Star Wars: The Old Republic Community Q&A

This week’s community Q&A on the official Star Wars: The Old Republic website addresses questions about the team’s design process, how loot is determined, when we’ll see the addition of more character slots, and more. Why do I look at this first answer and think “microtransaction”?

Fireblazer: Any chance we will be able to get extra character slots for a server in the future. Maybe as part of the legacy system?

Daniel Erickson (Lead Game Designer): There will definitely be more slots appearing in the near future. Stay tuned for details.

HeavensAgent: In general how are random loot tables defined, and when an item is awarded how is the loot table it originates from determined? Are they based on planet? Item level? Item quality?

David Hunt: We have a hierarchy of different loot tables for different purposes and functions. Loot falls into three broad categories:

1. Random Loot. When you kill something in the world or open a generic lockbox, loot usually comes from here.

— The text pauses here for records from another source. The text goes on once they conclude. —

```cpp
inline ReducePlan plan_reduce(const rua_layout& L, int esize, int64_t H, int op, int include_self, bool perm, bool ws,
                              bool ties, bool copy, uintptr_t ptrs, int64_t split, int hints) {
  ReducePlan P = {};
  P.form = REDUCE_SEQ; P.esize = esize; P.op = op; P.team = 1; P.copy = copy; P.ties = ties && !copy;
  P.no_empty = (hints & REDUCE_HINT_NO_EMPTY) ? 1 : 0; P.split_rows = split;
  const bool short_seqs = (hints & REDUCE_HINT_SHORT_SEQS) != 0;
  if (op < RUA_SUM || op > RUA_LOGSUMEXP) { P.err = RUA_EINVAL; return P; }
  const int FULL = 16 / esize;
  const int HALF = FULL >= 4 ? FULL / 2 : 1;
  const bool aligned_ok = (H % FULL == 0) && (ptrs % 16 == 0);
  const bool tail_ok = !aligned_ok && FULL > 1 && H > FULL && (H + FULL - 1) / FULL <= RUA_WAVE &&
                       (H * (int64_t)esize) % 8 == 0 && (ptrs % 8 == 0) && include_self != 1 && !copy;
  const bool vec_ok = aligned_ok || tail_ok;
  const bool half_ok = !vec_ok && HALF > 1 && (H % HALF == 0) && (ptrs % 8 == 0);
  P.epl = vec_ok ? FULL : half_ok ? HALF : 1;
  const int64_t lpr = (H + P.epl - 1) / P.epl;
  const int lp_log2 = P.lp_log2 = lanes_log2(lpr);
  const bool wide = (vec_ok || (half_ok && L.kind == RUA_PACK)) && lpr > RUA_WAVE;
  P.cpw = wide ? 4 : 1;
  P.n_chunks = (lpr + RUA_WAVE * P.cpw - 1) / (RUA_WAVE * P.cpw);
  const int64_t blocks = L.B * P.n_chunks;
  if (blocks > 0x7fffffffLL) { P.err = RUA_ERANGE; return P; }
  P.nt = vec_ok && reduce_nt(L.n_rows, H, esize);
  P.grid = (unsigned)blocks;
  if (copy && !aligned_ok) { P.err = RUA_EALIGN; return P; }
  bool cat_ranks = L.kind == RUA_CAT && L.lens && L.len_add == 0 && lp_log2 < 6;
  int glog = 0;
  if (cat_ranks) {
    const int64_t side = RUA_WAVE >> lp_log2;
    const int64_t short_avg = 4 * side < 16 ? 16 : (4 * side > 64 ? 64 : 4 * side);
    if (L.n_rows > short_avg * L.B) {
      if (lp_log2 <= 1) glog = 4 - lp_log2;
      else cat_ranks = false;
    }
    if (cat_ranks && glog == 0 && lp_log2 <= 1 && (L.B >> (6 - lp_log2)) < RANKS_MIN_WAVES_SHORT) glog = 4 - lp_log2;
  }
  const bool short_form = (cat_ranks && glog == 0) || (L.kind == RUA_PACK && L.T > 0 && L.T <= 128);
  const int64_t ranks_min_waves = short_form ? RANKS_MIN_WAVES_SHORT : RANKS_MIN_WAVES;
  const int ranks_check = (cat_ranks && !short_seqs) ? 1 : 0;
  const bool ranks_split = split > 0 && ws && cat_ranks && (glog > 0 || ranks_check) && vec_ok && split_max_extra(L.n_rows, split) > 0;
  if (((L.kind == RUA_PACK && L.sorted) || cat_ranks) && !copy && !perm && lp_log2 < 6 && (!(split > 0 && ws) || ranks_split) &&
      (L.B >> (6 - lp_log2 - glog)) >= ranks_min_waves) {
    const int64_t rpw = RUA_WAVE >> (lp_log2 + glog);
    const int64_t nblk = (L.B + rpw - 1) / rpw;
    if (nblk > 0x7fffffffLL) { P.err = RUA_ERANGE; return P; }
    P.form = REDUCE_RANKS; P.wpb = 1; P.glog = glog; P.check = ranks_check; P.split = ranks_split;
    P.grid = (unsigned)nblk;
    P.max_u = ranks_split ? split_max_extra(L.n_rows, split) : 0;
    if (P.max_u > 0x7fffffffLL) P.err = RUA_ERANGE;
    return P;
  }
  if (vec_ok && !wide && !copy && !(split > 0 && ws)) {
    const int team = reduce_team_waves(L.n_rows, L.B, lp_log2, blocks);
    if (team > 1) {
      P.form = REDUCE_TEAM; P.wpb = P.team = team;
      return P;
    }
  }
  P.max_u = split_max_extra(L.n_rows, split) * P.n_chunks;
  P.split = split > 0 && ws && P.max_u > 0;
  if (P.split && P.max_u > 0x7fffffffLL) { P.err = RUA_ERANGE; return P; }
  P.wpb = (copy || P.cpw != 1 || P.split) ? 1 : ((L.kind != RUA_PACK && H * (int64_t)esize >= 512) ? 2 : 1);
  return P;
}

inline BackwardPlan plan_backward(const rua_layout& L, int esize, int64_t H, int op, int extra_count, bool perm, bool ws,
                                  bool ties, bool ties_final, bool self_in, bool fill_padding, uintptr_t ptrs,
                                  int64_t split) {
  BackwardPlan P = {};
  P.form = BWD_SEQ; P.esize = esize; P.op = op; P.n_phases = 1; P.ties_final = ties_final; P.split_rows = split;
  if (op < RUA_SUM || op > RUA_LOGSUMEXP) { P.err = RUA_EINVAL; return P; }
  const int FULL = 16 / esize;
  const int HALF = FULL >= 4 ? FULL / 2 : 1;
  const bool vec_ok = (H % FULL == 0) && (ptrs % 16 == 0);
  const bool half_ok = !vec_ok && HALF > 1 && (H % HALF == 0) && (ptrs % 8 == 0);
  P.epl = vec_ok ? FULL : half_ok ? HALF : 1;
  const int64_t lpr = (H + P.epl - 1) / P.epl;
  const int lp_log2 = P.lp_log2 = lanes_log2(lpr);
  P.n_chunks = (lpr + RUA_WAVE - 1) / RUA_WAVE;
  const int64_t blocks = L.B * P.n_chunks;
  if (blocks > 0x7fffffffLL) { P.err = RUA_ERANGE; return P; }
  P.grid = (unsigned)blocks;
  const bool extreme_op = op == RUA_MAX || op == RUA_MIN;
  const bool rows_op = op == RUA_SUM || op == RUA_MEAN || op == RUA_LOGSUMEXP || (extreme_op && ties && ties_final);
  const bool plain = !perm && !self_in && !(extra_count & BWD_SELF_COUNTS);
  if (vec_ok && plain && rows_op && L.kind != RUA_PACK && H * (int64_t)esize >= 64) {
    const int64_t row_bytes = H * (int64_t)esize;
    P.tile_rows = BROWS_MAX;
    for (int64_t tb = BROWS_MAX * row_bytes; P.tile_rows > 4 && tb > (16 << 10); tb >>= 1) P.tile_rows >>= 1;
    const int64_t ntiles = (L.n_rows + P.tile_rows - 1) / P.tile_rows;
    P.span = ntiles >= 2048;
    P.per_xcd = P.span ? (ntiles + 7) / 8 : 0;
    const int64_t grid = P.span ? P.per_xcd * 8 : ntiles;
    if (grid > 0x7fffffffLL) { P.err = RUA_ERANGE; return P; }
    P.form = BWD_ROWS; P.grid = (unsigned)grid; P.nt = reduce_nt(L.n_rows, H, esize);
// ... 28 lines not shown
```

Baseline: 1.399 million M elements/s.

## Add lockstep group form for pack-sums copy reduce with barrier-synchronized waves

Adds a GRP template parameter to seg_reduce_kernel so groups of 4/8/16 adjacent sequences run as waves in one workgroup. The waves iterate in lockstep up to the group's maximum length, with an s_barrier per step. The aim is to keep the scattered packed-layout writes of neighbouring sequences close together in time for better DRAM/cache locality. By default the planner picks group width 4 when rows are at least 512 bytes and there are at least 16384 units. A Python setter can override the width. The cost is barrier overhead, plus idle waves that loop to the group's longest sequence.

Result: slower. 1.335 million M elements/s (-4.6%).

```diff
diff --git a/include/rua.h b/include/rua.h
--- a/include/rua.h
+++ b/include/rua.h
@@ -106,6 +106,8 @@
                     int64_t H, int32_t dtype, int32_t op, uint64_t empty_bits, void* extreme, int64_t split_rows,
                     void* ws, void* stream);
 
+#define RUA_PACK_SUMS_GROUP(g) ((g) == 1 ? 0x100 : (g) == 4 ? 0x200 : (g) == 8 ? 0x300 : (g) == 16 ? 0x400 : 0x700)
+#define RUA_PACK_SUMS_GROUP_MASK 0x700
 int rua_pack_sums(const rua_layout* src, const rua_layout* pack, const void* data, void* pack_data, float* sums,
                   int64_t H, int32_t dtype, int64_t split_rows, void* ws, void* stream);
 
diff --git a/torchrua_amd/_lib.py b/torchrua_amd/_lib.py
--- a/torchrua_amd/_lib.py
+++ b/torchrua_amd/_lib.py
@@ -18,6 +18,7 @@
 MOVE_NT_ON, MOVE_NT_OFF = 2, 4
 MOVE_XCD_SPAN_ON, MOVE_XCD_SPAN_OFF = 256, 512
 MOVE_NO_NARROW = 2048
+PACK_SUMS_GROUP = {1: 0x100, 4: 0x200, 8: 0x300, 16: 0x400}
 OP_SCRATCH_CLEAN, OP_NO_EMPTY = 0x100, 0x200
 EXTREME_WORDS = 1027
 POOL_OUT_ACC = 0x100
diff --git a/torchrua_amd/_ops.py b/torchrua_amd/_ops.py
--- a/torchrua_amd/_ops.py
+++ b/torchrua_amd/_ops.py
@@ -323,14 +323,25 @@
             and (_prod(hidden) * data.element_size()) % 16 == 0)
 
 
+_pack_sums_group: Optional[int] = None
+
+
+def set_pack_sums_group(group: Optional[int]) -> None:
+    global _pack_sums_group
+    if group is not None and group not in L.PACK_SUMS_GROUP:
+        raise ValueError(f'pack_sums group width: None or one of {sorted(L.PACK_SUMS_GROUP)}; got {group!r}')
+    _pack_sums_group = group
+
+
 def launch_pack_sums(data: Tensor, src: M.Lay, dst: M.Lay, hidden: Tuple[int, ...]) -> Tuple[Tensor, Tensor]:
     dev = data.device
     H = _prod(hidden)
     pdata = torch.empty((dst.n_rows,) + tuple(hidden), dtype=data.dtype, device=dev)
     sums = torch.empty((src.B,) + tuple(hidden), dtype=torch.float32, device=dev)
     split, ws = split_workspace(src, H, data.dtype, dev, team_ok=False)
+    code = L.DTYPES[data.dtype] | (L.PACK_SUMS_GROUP[_pack_sums_group] if _pack_sums_group is not None else 0)
     _call('to_pack', 'rua_pack_sums', dev, src.ref(), dst.ref(), L.ptr(data), L.ptr(pdata), L.ptr(sums), H,
-          L.DTYPES[data.dtype], split, L.ptr(ws))
+          code, split, L.ptr(ws))
     return pdata, sums
 
 
diff --git a/torchrua_amd/csrc/rua_pack_sums_plan.h b/torchrua_amd/csrc/rua_pack_sums_plan.h
--- a/torchrua_amd/csrc/rua_pack_sums_plan.h
+++ b/torchrua_amd/csrc/rua_pack_sums_plan.h
@@ -12,6 +12,17 @@
   if (src->kind == RUA_CAT && src->lens && !src->off) return RUA_EINVAL;
   if (pack->kind != RUA_PACK || pack->B != src->B || (pack->T > 0 && !pack->boff)) return RUA_EINVAL;
   return 0;
+}
+
+inline int pack_sums_group(int32_t dtype) {
+  switch (dtype & RUA_PACK_SUMS_GROUP_MASK) {
+    case 0: return 0;
+    case RUA_PACK_SUMS_GROUP(1): return 1;
+    case RUA_PACK_SUMS_GROUP(4): return 4;
+    case RUA_PACK_SUMS_GROUP(8): return 8;
+    case RUA_PACK_SUMS_GROUP(16): return 16;
+  }
+  return -1;
 }
 
 struct PackSumsBackwardPlan {
diff --git a/torchrua_amd/csrc/rua_reduce.hip b/torchrua_amd/csrc/rua_reduce.hip
--- a/torchrua_amd/csrc/rua_reduce.hip
+++ b/torchrua_amd/csrc/rua_reduce.hip
@@ -42,15 +42,15 @@
 template <typename Emit>
 static void trace_reduce(const ReducePlan& P, const char* tname, Emit&& emit) {
   static const char* const kern[] = {"seg_reduce_ranks_kernel", "seg_reduce_team_kernel", "seg_reduce_kernel"};
-  auto rec = [&](const char* k, bool nt, int wpb) {
-    emit(fmt("%s T=%s EPL=%d OP=%s NT=%d COPY=%d CPW=%d WPB=%d team=%d glog=%d check=%d split=%d no_empty=%d", k, tname,
-             P.epl, op_name(P.op, P.ties), nt ? 1 : 0, P.copy ? 1 : 0, P.cpw, wpb, P.team, P.glog, P.check,
-             P.split ? 1 : 0, P.no_empty).c_str());
+  auto rec = [&](const char* k, bool nt, int wpb, int grp) {
+    emit(fmt("%s T=%s EPL=%d OP=%s NT=%d COPY=%d CPW=%d WPB=%d team=%d glog=%d check=%d split=%d no_empty=%d GRP=%d", k,
+             tname, P.epl, op_name(P.op, P.ties), nt ? 1 : 0, P.copy ? 1 : 0, P.cpw, wpb, P.team, P.glog, P.check,
+             P.split ? 1 : 0, P.no_empty, grp).c_str());
   };
-  rec(kern[P.form], P.nt, P.wpb);
+  rec(kern[P.form], P.nt, P.wpb, P.grp);
   if (P.split) {
-    rec("seg_reduce_tail_kernel", P.nt, 1);
-    rec("seg_reduce_combine_kernel", false, COMBINE_WAVES_MAX / P.cpw);
+    rec("seg_reduce_tail_kernel", P.nt, 1, 1);
+    rec("seg_reduce_combine_kernel", false, COMBINE_WAVES_MAX / P.cpw, 1);
   }
 }
 template <typename Emit>
@@ -79,13 +79,13 @@
 static int dispatch_reduce(int dtype, int op, hipStream_t s, const rua_layout& L, const int64_t* perm, const void* data,
                            void* out, int64_t H, int include_self, uint64_t empty_bits, void* extreme, int64_t split,
                            void* ws, const rua_layout* CD, void* copy, void* ties, int hints, std::string* dry,
-                           void* acc_out = nullptr) {
+                           void* acc_out = nullptr, int group = 0) {
   const ReduceEntry* E = entry_for(dtype);
   if (!E) return RUA_EINVAL;
   const ReducePlan P = plan_reduce(L, E->esize, H, op, include_self, perm != nullptr, ws != nullptr, ties != nullptr,
                                    copy != nullptr,
                                    (uintptr_t)data | (uintptr_t)out | (uintptr_t)copy | (uintptr_t)ties | (uintptr_t)acc_out,
-                                   split, hints);
+                                   split, hints, group);
   if (P.err) return P.err;
   if (dry) trace_reduce(P, E->name, [&](const char* r) { dry->append(r).push_back('\n'); });
   else if (tracing()) trace_reduce(P, E->name, trace_add);
@@ -278,12 +278,14 @@
 
 int rua_pack_sums(const rua_layout* src, const rua_layout* pack, const void* data, void* pack_data, float* sums,
                   int64_t H, int32_t dtype, int64_t split_rows, void* ws, void* stream) {
-  const int rc = pack_sums_check(src, pack, H, dtype);
+  const int group = pack_sums_group(dtype);
+  dtype &= ~RUA_PACK_SUMS_GROUP_MASK;
+  const int rc = group < 0 ? RUA_EINVAL : pack_sums_check(src, pack, H, dtype);
   if (rc) return rc;
   if (src->B == 0 || H == 0) return 0;
   if (!sums || !pack_data || !data) return RUA_EINVAL;
   return dispatch_reduce(dtype, RUA_SUM, (hipStream_t)stream, *src, nullptr, data, nullptr, H, 0, 0, nullptr, split_rows, ws,
-                         pack, pack_data, nullptr, 0, nullptr, sums);
+                         pack, pack_data, nullptr, 0, nullptr, sums, group);
 }
 
 int rua_pack_sums_backward(const rua_layout* src, const rua_layout* pack, const void* grad_pack, const float* grad_sums,
diff --git a/torchrua_amd/csrc/rua_reduce_impl.h b/torchrua_amd/csrc/rua_reduce_impl.h
--- a/torchrua_amd/csrc/rua_reduce_impl.h
+++ b/torchrua_amd/csrc/rua_reduce_impl.h
@@ -151,12 +151,12 @@
   f.opp = op_is_min(OP) ? -acc_inf<A>() : acc_inf<A>();
 }
 
-template <typename T, int EPL, int OP, bool NT, bool COPY, int CPW = 1, bool RANKS = false>
+template <typename T, int EPL, int OP, bool NT, bool COPY, int CPW = 1, bool RANKS = false, int GRP = 1>
 __device__ __forceinline__ void fold_rows(const Unit<T, EPL>& U, int64_t t_lo, int64_t t_hi,
                                           const T* __restrict__ data, int64_t H,
                                           Fold<typename elem<T>::acc, EPL * CPW>& f, const rua_layout& CD,
                                           T* __restrict__ copy, int lane, int team_w = 0, int team_n = 1,
-                                          bool track = true) {
+                                          bool track = true, int64_t t_sync = 0) {
   using A = typename elem<T>::acc;
   constexpr int UT = CPW == 1 ? UNROLL_T : UNROLL_T / 2;
   constexpr int CW = RUA_WAVE * EPL;
@@ -170,13 +170,16 @@
 
   int64_t tv = (tbl && t_lo + lane < t_hi) ? tbl[tb + t_lo + lane] : 0;
   int64_t cv = (COPY && t_lo + lane < t_hi) ? CD.boff[t_lo + lane] : 0;
-  for (int64_t tblk = t_lo; tblk < t_hi; tblk += RUA_WAVE) {
+  const int64_t t_end = GRP > 1 ? t_sync : t_hi;
+  for (int64_t tblk = t_lo; tblk < t_end; tblk += RUA_WAVE) {
     const int64_t nxt = tblk + RUA_WAVE + lane;
     const int64_t tv_next = (tbl && nxt < t_hi) ? tbl[tb + nxt] : 0;
     const int64_t cv_next = (COPY && nxt < t_hi) ? CD.boff[nxt] : 0;
-    const int nblk = (t_hi - tblk) < RUA_WAVE ? (int)(t_hi - tblk) : RUA_WAVE;
-    for (int k = 0; k < nblk; k += rpw * UT) {
-      if (team_n > 1 && (int)(((tblk - t_lo) / (rpw * UT) + k / (rpw * UT)) % team_n) != team_w) continue;
+    const int nblk = (t_hi - tblk) < RUA_WAVE ? (GRP > 1 && t_hi < tblk ? 0 : (int)(t_hi - tblk)) : RUA_WAVE;
+    const int ntrip = GRP > 1 ? ((t_end - tblk) < RUA_WAVE ? (int)(t_end - tblk) : RUA_WAVE) : nblk;
+    for (int k = 0; k < ntrip; k += rpw * UT) {
+      if (GRP > 1) __builtin_amdgcn_s_barrier();
+      if (GRP == 1 && team_n > 1 && (int)(((tblk - t_lo) / (rpw * UT) + k / (rpw * UT)) % team_n) != team_w) continue;
       int64_t row[UT];
       int64_t crow[UT];
       Pack p[UT][CPW];
@@ -483,8 +486,8 @@
   }
 }
 
-template <typename T, int EPL, int OP, bool NT, bool COPY, bool SPLIT, int CPW, int WPB = 1>
-__global__ __launch_bounds__(RUA_WAVE * WPB) void seg_reduce_kernel(rua_layout L, const int64_t* __restrict__ perm,
+template <typename T, int EPL, int OP, bool NT, bool COPY, bool SPLIT, int CPW, int WPB = 1, int GRP = 1>
+__global__ __launch_bounds__(RUA_WAVE * WPB * GRP) void seg_reduce_kernel(rua_layout L, const int64_t* __restrict__ perm,
                                                               const T* __restrict__ data, T* __restrict__ out,
                                                               int64_t H, int lp_log2, int64_t n_chunks,
                                                               int include_self, T empty_val,
@@ -493,11 +496,33 @@
                                                               int no_empty) {
   using A = typename elem<T>::acc;
   const int lane = threadIdx.x & (RUA_WAVE - 1);
-  const int64_t wid = (int64_t)blockIdx.x * WPB + (threadIdx.x >> 6);
-  const int64_t q = wid / n_chunks;
-  if (q >= L.B) return;
+  const int64_t wid = (int64_t)blockIdx.x * (WPB * GRP) + (threadIdx.x >> 6);
+  int64_t q = wid / n_chunks;
   constexpr int NE = EPL * CPW;
-  const Unit<T, EPL> U = make_unit<T, EPL, COPY, CPW>(L, CD, perm, q, wid - q * n_chunks, H, lp_log2, lane);
+  bool live = true;
+  int64_t t_sync = 0;
+  if constexpr (GRP > 1) {
+    static_assert(COPY && !SPLIT && CPW == 1 && WPB == 1 && GRP <= RUA_WAVE, "the lockstep group form: plan_reduce");
+    const int64_t q0 = (int64_t)blockIdx.x * GRP;
+    int64_t glen = 0;
+    if (lane < GRP && q0 + lane < L.B) {
+      int64_t b = CD.sorted ? CD.sorted[q0 + lane] : q0 + lane;
+      if (b < 0 || b >= L.B) b = q0 + lane;
+      glen = seq_len(L, b);
+    }
+#pragma unroll
+    for (int d = GRP / 2; d > 0; d >>= 1) {
+      const int64_t o = __shfl_xor(glen, d, RUA_WAVE);
+      glen = o > glen ? o : glen;
+    }
+    t_sync = __shfl(glen, 0, RUA_WAVE);
+    live = q < L.B;
+    if (!live) q = L.B - 1;
+  } else {
+    if (q >= L.B) return;
+  }
+  Unit<T, EPL> U = make_unit<T, EPL, COPY, CPW>(L, CD, perm, q, GRP > 1 ? 0 : wid - q * n_chunks, H, lp_log2, lane);
+  if (GRP > 1 && !live) { U.len = 0; U.colok = false; }
   Fold<A, NE> f;
   fold_init<A, NE, OP>(f);
   const bool track = track_initial<OP>(L, extreme, no_empty);
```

We have a series of four random loot tables representing difficulty rarities.

The first table is where you see all the grey (junk) loot. We have a large list of items, and then each item requires a specific tag. When we give a loot package to a creature, it has properties for what kinds of tags that creature owns. For example, there’s a boss tag, a military tag, republic/imperial tags, a medic tag, a scaled tag, etc. The composition of those tags determine what the creature can drop.

The second through fourth tables are increasing rarity calls. Those rarities roughly translate to quality, but not precisely. For example, the uncommon table is where most of the Premium (green) stuff in the game drops. However, there’s also a bunch of Prototype (blue) items -primarily mods. Those Prototype items almost all require the Boss tag to be present. This means that instead of dropping a static Premium item, a boss has a chance to drop a Prototype mod instead when they call to the table. That chance doesn’t apply to regular mobs because they don’t have the Boss tag.

For all random loot, we have base chances that are globally defined. Note that Standard and Weak creatures have a chance to not drop loot at all, and these calls are only made AFTER it determines that they will drop something. We use random loot for world bosses, but they all have overrides to the global random loot rates. The overrides depend on how many players are expected to fight to kill the boss.

The process for determining the specific item that drops is a simple series of calculations based on requirements. We roll to determine which loot table is used, then we check the level of the NPC and roll to see if it offsets. We then look for that level in the loot table, and if it can’t find anything it will drop 1 level and check again. Once it finds a valid level, it builds a list of all the valid items and their weights. Weight is a relative chance to drop a specific item compared to other items in the table. We bias loot towards classes by having the table split: there’s an unrestricted section and a restricted section. For example, the Level 38 loot entry for Kinetic Resolve D-System has a weight of 125 unrestricted in the Rare table. It has a second entry with a weight of 100 that is restricted to the Sith Sorcerer and Jedi Sage. So the effective item weight is 125 for every group that does not have a Sorcerer or Sage and 225 for any group that does. That is why adding two characters of the same class does not further increase your odds of loot beyond having one of that class present.

Trying to describe specific weight chances gets very complicated very fast. You have to factor in the potential presence of two loot entries, the composition of the classes present, whether there are any additional drops due to what you’re killing, etc.. then we toss in a few additional factors, like Boss-only Prototype drops that have high relative weights. While in the provided example the Kinetic Resolve D-System has a lower class weight than general weight, that’s not representative of the system in general. The weights for any specific item are determined by a moderately complex set of calculations to create relative loot density consistency across hundreds of different loot criteria combinations.

2. Regional Loot. When you kill something in the world and get commendations or medpacs, it comes from here.

Most NPCs opt in to regional loot. Whenever you kill something on a planet that is valid for regional loot, it will make a call to this table in addition to whatever other loot it provides. We generally use this for simple, generic additions that we want to provide for generally participating in the content. That’s why it’s the way we drop commendations and medpacs. However, it can also be used for other purposes, like the (random) loot you get from trash mobs in a flashpoint.

Note that regional loot does not apply to things like lockboxes.

3. Custom Loot. When you kill a boss in a flashpoint and pull from a specific list of items, it comes from here.

This is similar to random loot, but it calls from a much smaller predefined list that’s specific to the NPC. Custom loot uses class restrictions extensively. Sometimes, custom loot is all class restricted and it’s not possible to get an item for classes that aren’t present. Weighting is also much simpler in custom loot packages, but with randomness there’s a high probability that a single pass through a FP/OP will be very slanted. Custom loot is typically split into several subpackages. Each subpackage has a chance to be called and contains a list of items.